Similarly, Linux uses file systems such as ext3 and ext4.
Distributed File System
DFS stands for distributed file system, it is a concept of storing file in multiple nodes in a distributed
manner. DFS actually provides Abstraction for a single large system whose storage is equal to the sum of
storage of other nodes in a cluster.
Why We Need DFS?
Storing very large files (e.g., 30TB) on a single system is impractical because:
Disk capacity of one machine is limited and can only grow so much.
Processing huge datasets on a single machine is inefficient and slow.
Distributed File Systems (DFS) overcome these issues by storing data across multiple machines, enabling
faster and scalable processing.
Example:
Suppose you have a 40TB file to process. On a single machine, it might take about 4 hours to complete.
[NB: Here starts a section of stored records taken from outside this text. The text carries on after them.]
# brodbeck-m/dolfinx_eqlb

Measured on AMD Instinct MI355X. Metric: equilibrated patches/s (fp64) on 1M-tri Poisson k=2; L2 flux-divergence residual, higher is better.
Workload: dtype f64; 1 GPU; Poisson 1000000 triangles per GPU (crossed unit square 500x500), P2 primal, FluxEqlbSE RT2, homogeneous Dirichlet, fp64; headline=True, patches_per_gpu=501001, cells_per_gpu=1000000, nrhs=1, weak_symmetry=False, partition=none, solver=shuffle, scatter=tiled, accumulate=True

## Files before the change

### dolfinx_eqlb_amd/csrc/eqlb_internal.h

```cpp
#pragma once

#include <hip/hip_runtime.h>

#include <cstdint>
#include <string>
#include <map>
#include <mutex>
#include <vector>

#include "../../include/eqlb.h"

namespace eqlb
{

constexpr uint32_t INFO_FM_SHIFT = 0, INFO_FP_SHIFT = 2, INFO_LN_SHIFT = 4;
constexpr uint32_t INFO_REV_M = 1u << 6, INFO_REV_P = 1u << 7;
constexpr uint32_t INFO_LOCAL_SHIFT = 8;

constexpr uint8_t PFLAG_INTERIOR = 1, PFLAG_BC0 = 2, PFLAG_BCN = 4;
constexpr uint8_t PFLAG_WS_SKIP = 8, PFLAG_WS_GROUP = 16;
constexpr uint8_t PFLAG_WS_LEVEL_SHIFT = 5;
constexpr int WS_MAX_LEVELS = 4;
constexpr uint32_t INFO_GROUPROW_SHIFT = 8;

// ... 73 lines not shown
#endif
__host__ __device__ constexpr bool tile_spec_full(int K, int P) { return P <= 8 && K >= 2; }
__host__ __device__ constexpr bool tile_spec_interior(int K, int P)
{
  return EQLB_TILE_INTERIOR && ((K == 2 && (P == 8 || P == 16)) || (EQLB_TILE_INTERIOR_K3 && K == 3 && P == 8));
}
__host__ __device__ __forceinline__ int tile_wb_all(int n, int P) { return (n * P + 63) >> 6; }
__host__ __device__ __forceinline__ int tile_wb_whole(int n, int P) { return (n * P) >> 6; }
template <int P>
__host__ __device__ __forceinline__ void tile_nfix_range(const TileDesc& td, int B, int j, int& c0, int& c1)
{
  constexpr int PER = 64 / P;
  const int first = (j == 0) ? td.nfull[B] : td.nval[B][j - 1];
  c0 = (first + PER - 1) / PER;
  c1 = (EQLB_STRESS_NFIX && P - 1 - j >= 3) ? td.nval[B][j] / PER : 0;
  if (c1 < c0)
    c1 = c0;
}

struct TileArgs
{
  const TileDesc* tiles;
  const int32_t* tile_cells;
  int32_t ntiles, tc;
  const int32_t* facet_owner;
  const int32_t* cell_dofs;
  int64_t ndofs;
  int32_t nfacets;
  int32_t tile_first;
  int32_t accumulate;
  const double* basis_C;
  const double* basis_R;
};

constexpr int MULTI_RHS_MAX = 8;
struct MultiRhs
{
  int32_t n, rhs0;
  const double* g[MULTI_RHS_MAX];
  const double* f[MULTI_RHS_MAX];
  double* x[MULTI_RHS_MAX];
};

struct BuildArgs
{
  int32_t nnodes, nfacets, nrhs;
  const int32_t *cell_nodes, *cell_facets, *facet_nodes, *facet_cells_off, *facet_cells;
  const int32_t *node_cells_off, *node_facets_off, *node_facets;
  const uint8_t* facet_perm;
  const int8_t* facet_type;
  const int64_t* node_slot;
  const int64_t* node_patch;
  int64_t npatch_total;
  int32_t* slot_cell;
  uint32_t* slot_info;
  uint8_t* pn;
  uint8_t* pflag;
  const int8_t* node_ws;
  const int32_t* node_group;
  const int8_t* node_wslevel;
  int64_t ninst;
  const int32_t* inst_node;
  const int32_t* inst_slot;
  const int32_t* inst_tile;
  const int32_t* cell_tile;
  const int32_t* cell_pos;
  int32_t tile_cells;
  int32_t stride;
  int32_t *ex_ncells, *ex_cells, *ex_fcts;
  int8_t *ex_fl, *ex_il, *ex_rev;
  int32_t large;
};

void launch_build_patches(const BuildArgs& a, hipStream_t stream);
void launch_cell_geometry(int32_t ncells, const double* x, const int32_t* cell_nodes,
                          double* cellJ, hipStream_t stream);
int launch_se_patch(int k, int deg, int P, int solver, int scatter, const SeArgs& a,
                    hipStream_t stream, int mode = 0);
int launch_se_patch_fused(int k, int deg, int scatter, const SeArgs& a, const FusedBins& fb,
                          hipStream_t stream);
int launch_se_patch_tiled(int k, int deg, int mode, const SeArgs& a, const TileArgs& t, hipStream_t stream);
int launch_se_patch_tiled_multi(int k, int deg, int mode, const SeArgs& a, const TileArgs& t, const MultiRhs& mr,
                                hipStream_t stream);
int launch_se_patch_lowdeg(int k, int deg, int P, int solver, int scatter, const SeArgs& a, hipStream_t stream,
                           int mode);
int launch_se_patch_fused_lowdeg(int k, int deg, int scatter, const SeArgs& a, const FusedBins& fb,
                                 hipStream_t stream);
int launch_se_patch_tiled_lowdeg(int k, int deg, int mode, const SeArgs& a, const TileArgs& t, hipStream_t stream);
int launch_se_patch_tiled_multi_lowdeg(int k, int deg, int mode, const SeArgs& a, const TileArgs& t,
                                       const MultiRhs& mr, hipStream_t stream);
int launch_ev_patch_fused_lowdeg(int k, int deg, const SeArgs& a, const FusedBins& fb, hipStream_t stream);
int launch_se_patch_k4_lowdeg(int deg, int P, int solver, int scatter, const SeArgs& a, hipStream_t stream,
                              int mode);
int fill_tables_k4_lowdeg(int deg, std::vector<double>& out);
void launch_tile_facet_owner(const DeviceMesh& m, int64_t n, const int32_t* tile_cells, int32_t* code,
                             hipStream_t stream);
int tile_cells_of(int k);
int tile_cells_ev_of(int k);
int tile_cells_max_of(int k);
int launch_se_patch_large(int k, int deg, int mode, const SeArgs& a, const int32_t* off, double* ws,
                          hipStream_t stream);
size_t large_patch_ws_doubles(int k, int64_t nslots, int64_t npatch);
int launch_se_weaksym_large(int k, const SeArgs& a, const int32_t* off, const int64_t* wsoff, double* ws,
                            hipStream_t stream);
size_t large_patch_weaksym_ws_doubles(int k, int64_t ncells_of_patch);
int launch_se_weaksym(int k, int P, bool no_flux_bcs, const SeArgs& a, hipStream_t stream);
int launch_se_weaksym_banded(int k, int P, const SeArgs& a, hipStream_t stream);
int launch_se_stress_tiled(const SeArgs& a, const TileArgs& t, const double* const* g, const double* const* f,
                           double* const* x, hipStream_t stream, bool mixed = false);
int stress_tile_cells();
int launch_ev_patch_fused(int k, int deg, const SeArgs& a, const FusedBins& fb, hipStream_t stream);
void launch_ev_boundary_to_broken(const DeviceMesh& m, int k, int nrhs, const int32_t* cell_dofs,
                                  int64_t ndofs, const double* bv_conf, double* bv_broken,
                                  const double* facet_maps, hipStream_t stream);
void launch_ev_reduce(const DeviceMesh& m, int k, int nrhs, const int32_t* cell_dofs, int64_t ndofs,
                      const double* slots, double* x, int accumulate, const double* basis_C, const double* basis_R,
                      hipStream_t stream);
int launch_reduce_slots(int nrt, int32_t ncells, int32_t nrhs, const double* slots, double* x, int accumulate,
                        hipStream_t stream);
int launch_reduce_slots_cells(int nrt, int32_t ncells, int64_t nlist, const int32_t* cells, const double* slots,
                              double* x, hipStream_t stream);
int projection_matrix_host(int degree, int nq, const double* pts, const double* wts,
                           std::vector<double>& Pm);
void launch_project_dg(int64_t ncells, int nd, int nq, int bs, const double* Pm, const double* qv,
                       double* out, hipStream_t stream);
void launch_korn(const DeviceMesh& m, const int64_t* node_slot, const int64_t* node_patch,
                 const int32_t* slot_cell, const uint32_t* slot_info, const uint8_t* pn,
                 const uint8_t* pflag, double* cks, double* korn, hipStream_t stream, int64_t l_npatch = 0,
                 const int32_t* l_nodes = nullptr, const int32_t* l_off = nullptr, const int32_t* l_slot_cell = nullptr,
                 const uint32_t* l_slot_info = nullptr, const uint8_t* l_pflag = nullptr);
int launch_estimate(const DeviceMesh& m, int k, int deg, int nrhs, const double* x_eq, const double* flux_dg,
                    const double* rhs_dg, double* div2, double* sig2, double* jump, double alpha,
                    double beta, hipStream_t stream);
int launch_boundary_residual(const DeviceMesh& m, int k, int deg, int nrhs, const double* x_eq,
                             const double* flux_dg, int32_t nlist, const int32_t* facets, const double* bvals,
                             double* out, hipStream_t stream);
int launch_estimate_stress(const DeviceMesh& m, const int32_t* node_cells, int k, const double* x0,
                           const double* x1, const double* korn, double pi_1, double* energy, double* wsym,
                           double* node_asym, hipStream_t stream);
int launch_oscillation(const DeviceMesh& m, int k, int deg, int nrhs, const double* x_eq, const double* flux_dg,
                       int nq, const double* qpoints, const double* qweights, const double* fvalues,
                       const double* korn, double* out, hipStream_t stream);
int launch_estimate_lowdeg(const DeviceMesh& m, int k, int deg, int nrhs, const double* x_eq, const double* flux_dg,
                           const double* rhs_dg, double* div2, double* sig2, double* jump, double alpha,
                           double beta, hipStream_t stream);
int launch_boundary_residual_lowdeg(const DeviceMesh& m, int k, int deg, int nrhs, const double* x_eq,
                                    const double* flux_dg, int32_t nlist, const int32_t* facets,
                                    const double* bvals, double* out, hipStream_t stream);
int launch_oscillation_lowdeg(const DeviceMesh& m, int k, int deg, int nrhs, const double* x_eq,
                              const double* flux_dg, int nq, const double* qpoints, const double* qweights,
                              const double* fvalues, const double* korn, double* out, hipStream_t stream);
int launch_estimate_k4_lowdeg(const DeviceMesh& m, int deg, int nrhs, const double* x_eq, const double* flux_dg,
                              const double* rhs_dg, double* div2, double* sig2, double* jump, double alpha,
                              double beta, hipStream_t stream);
int launch_boundary_residual_k4_lowdeg(const DeviceMesh& m, int deg, int nrhs, const double* x_eq,
                                       const double* flux_dg, int32_t nlist, const int32_t* facets,
                                       const double* bvals, double* out, hipStream_t stream);
int launch_oscillation_k4_lowdeg(const DeviceMesh& m, int deg, int nrhs, const double* x_eq, const double* flux_dg,
                                 int nq, const double* qpoints, const double* qweights, const double* fvalues,
                                 const double* korn, double* out, hipStream_t stream);
int set_error(int code, const char* fmt, ...);
void launch_halo_pack(int nrhs, int32_t nlist, int32_t nrt, int64_t ncells, const int64_t* cells, double* x,
                      double* buf, int clear, hipStream_t stream);
void launch_halo_unpack_add(int nrhs, int32_t nlist, int32_t nrt, int64_t ncells, const int64_t* cells,
                            double* x, const double* buf, hipStream_t stream);
void device_tiling_prepare();
// ... 115 lines not shown
```
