template <typename T, int VEC>
static void launch_feat(const T *feat, long long bstride, int C, long long hw, int B, int mode, double ks, double rks,
                        T *out, double *partials, int nblk, hipStream_t st, const FusedLogit *fl)
{
    dim3 grid(nblk, B), block(FTPB);
    constexpr int UNROLL = HALO_FEAT_UNROLL;
    unsigned xcd_g = 256;
    while (xcd_g > 1 && 8 * xcd_g > (unsigned)nblk) xcd_g >>= 1;
    if (8 * xcd_g > (unsigned)nblk) xcd_g = 0;
#define HALO_FEAT(M, FO_)                                                                                               \
    hipLaunchKernelGGL((k_feat_reduce<T, VEC, M, UNROLL, FO_>), grid, block, 0, st, feat, bstride, C, hw, ks, rks, out, \
                       partials, fl ? fl->logit : nullptr, fl ? fl->bstride : 0ll, fl ? fl->unc_type : 0, fl ? fl->ent : nullptr, \
                       xcd_g)
    const int fo = fl ? fl->O : 0;
    if (mode == 0) {
        if (fo == 19) HALO_FEAT(0, 19); else if (fo == 16) HALO_FEAT(0, 16); else HALO_FEAT(0, 0);
    } else {
        if (fo == 19) HALO_FEAT(1, 19); else if (fo == 16) HALO_FEAT(1, 16); else HALO_FEAT(1, 0);
    }
#undef HALO_FEAT
}

}

using namespace halo;

static_assert(RI_TW == LR_TW && RI_TH == LR_TH, "k_region_impurity3 writes one min/max partial per tile of the same shape");
static_assert(WB_TW % LR_TW == 0 && WB_TH % LR_TH == 0 && WH_TW % LR_TW == 0 && WH_TH % LR_TH == 0,
              "a wide-window tile is a union of whole 64 x 16 tiles: one partial per tile never needs more slots than those");
static size_t partial_slots(int64_t H, int64_t W)
{
    const size_t a = (size_t)cdiv(H * W, FTPB), b = (size_t)(cdiv(W, LR_TW) * cdiv(H, LR_TH));
    return a > b ? a : b;
}

extern "C" size_t halo_score_workspace_bytes(int64_t B, int64_t H, int64_t W)
{
    if (B <= 0 || H <= 0 || W <= 0) return 0;
    const size_t n = (size_t)B * H * W;
    const size_t nblk = partial_slots(H, W);
    size_t s = 0;
    s += align_up(n * 4, 256);
    s += align_up(n * 4, 256);
    s += align_up(n * 8, 256);
    s += align_up(n * 2, 256);
    s += 2 * align_up((size_t)B * nblk * 2 * 8, 256);
// ... 1 lines not shown
    return s + 1024;
}

extern "C" size_t halo_score_args_workspace_bytes(const halo_score_args *a)
{
    if (!a || a->struct_bytes != sizeof(halo_score_args)) return 0;
    size_t s = halo_score_workspace_bytes(a->B, a->H, a->W);
    if (s == 0 || a->route == HALO_SCORE_FULL) return s;
    if (a->route != HALO_SCORE_LR && a->route != HALO_SCORE_LR_GRAM) return 0;
    if (a->O <= 0) return 0;
    if (!(a->O == 19 || a->O == 16)) s += (size_t)a->B * a->O * a->H * a->W * 4 + 512;
    if (a->route == HALO_SCORE_LR) return s;
    if (a->hf <= 0 || a->wf <= 0) return 0;
    return s + (size_t)a->B * 5 * a->hf * a->wf * 8 + 512;
}

static inline bool reads_feat(int pur_type) { return pur_type == HALO_PUR_HYPER || pur_type == HALO_PUR_RADIUS || pur_type == HALO_PUR_EUC_NORM; }
static inline bool is_ripu(int pur_type) { return pur_type == HALO_PUR_RIPU || pur_type == HALO_PUR_ORACLE_RIPU; }
static inline void record(void *event, hipStream_t st) { if (event) (void)hipEventRecord((hipEvent_t)event, st); }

However, using a Distributed File System (DFS), as shown in the image below, 40TB file is split across 4
nodes in a cluster, with each node storing 10TB. Since all nodes work simultaneously, processing time
reduces to just 1 hour. This demonstrates why DFS is essential for faster and efficient big data processing.
Local File System Processing:
Distributed File System Processing:
HDFS
HDFS (Hadoop Distributed File System) is a distributed file system designed to store and manage large
datasets across multiple machines (nodes) in a cluster.
It is a core component of the Apache Hadoop ecosystem.
HDFS (Hadoop Distributed File System) is the main storage system in Hadoop. It stores large files by
breaking them into blocks (default 128 MB) and distributing them across multiple low-cost machines.
HDFS ensures fault-tolerance by keeping copies of data blocks on different machines. This makes it
reliable, scalable and ideal for handling big data efficiently.
HDFS Architecture
HDFS (Hadoop Distributed File System) follows a Master–Slave Architecture.
Master → NameNode
Slaves → DataNodes
Optional helper → Secondary NameNode / Checkpoint Node
It is designed for high fault tolerance, scalability, and large data storage.
Main Components
NameNode (Master) : The brain of HDFS.
Responsibilities:
Maintains metadata
o File names
o Directory structure
o Permissions
o Block locations
Decides where blocks are stored
Monitors DataNodes (via heartbeats)
Important:
Does NOT store actual file data
Stores metadata in:
o FsImage
o EditLog
DataNodes (Slaves)
These store the actual data blocks.
Responsibilities:
Store file blocks
Send heartbeat to NameNode
Send block reports
Handle read/write requests from clients
If a DataNode fails:
NameNode replicates blocks to other nodes.
Secondary NameNode (Checkpoint Node)
Merges FsImage + EditLog
Creates updated checkpoints
Helps reduce NameNode load
❗ Not a backup NameNode
How Data is Stored in HDFS
Step-by-step process:
1. Client sends file to NameNode.
2. NameNode splits file into blocks (default 128MB).
3. NameNode selects DataNodes.
4. Blocks are stored with replication (default = 3).
5. Data is written in a pipeline:
o DN1 → DN2 → DN3
Read Operation
1. Client requests file from NameNode.
2. NameNode provides block locations.
3. Client reads data directly from nearest DataNode.
Rack Awareness
HDFS places replicas across different racks
Prevents data loss if one rack fails
Improves fault tolerance
Example:
1 replica in local rack
2 replicas in different rack
Features of HDFS
It's easy to access the files stored in HDFS.
HDFS also provides high availability and fault tolerance.
Provides scalability to scaleup or scaledown nodes as per our requirement.
Data is stored in distributed manner i.e. various Datanodes are responsible for storing the data.
HDFS provides Replication because of which no fear of Data Loss.
HDFS Provides High Reliability as it can store data in a large range of Petabytes.
HDFS has in-built servers in Name node and Data Node that helps them to easily retrieve the
cluster information.
Provides high throughput.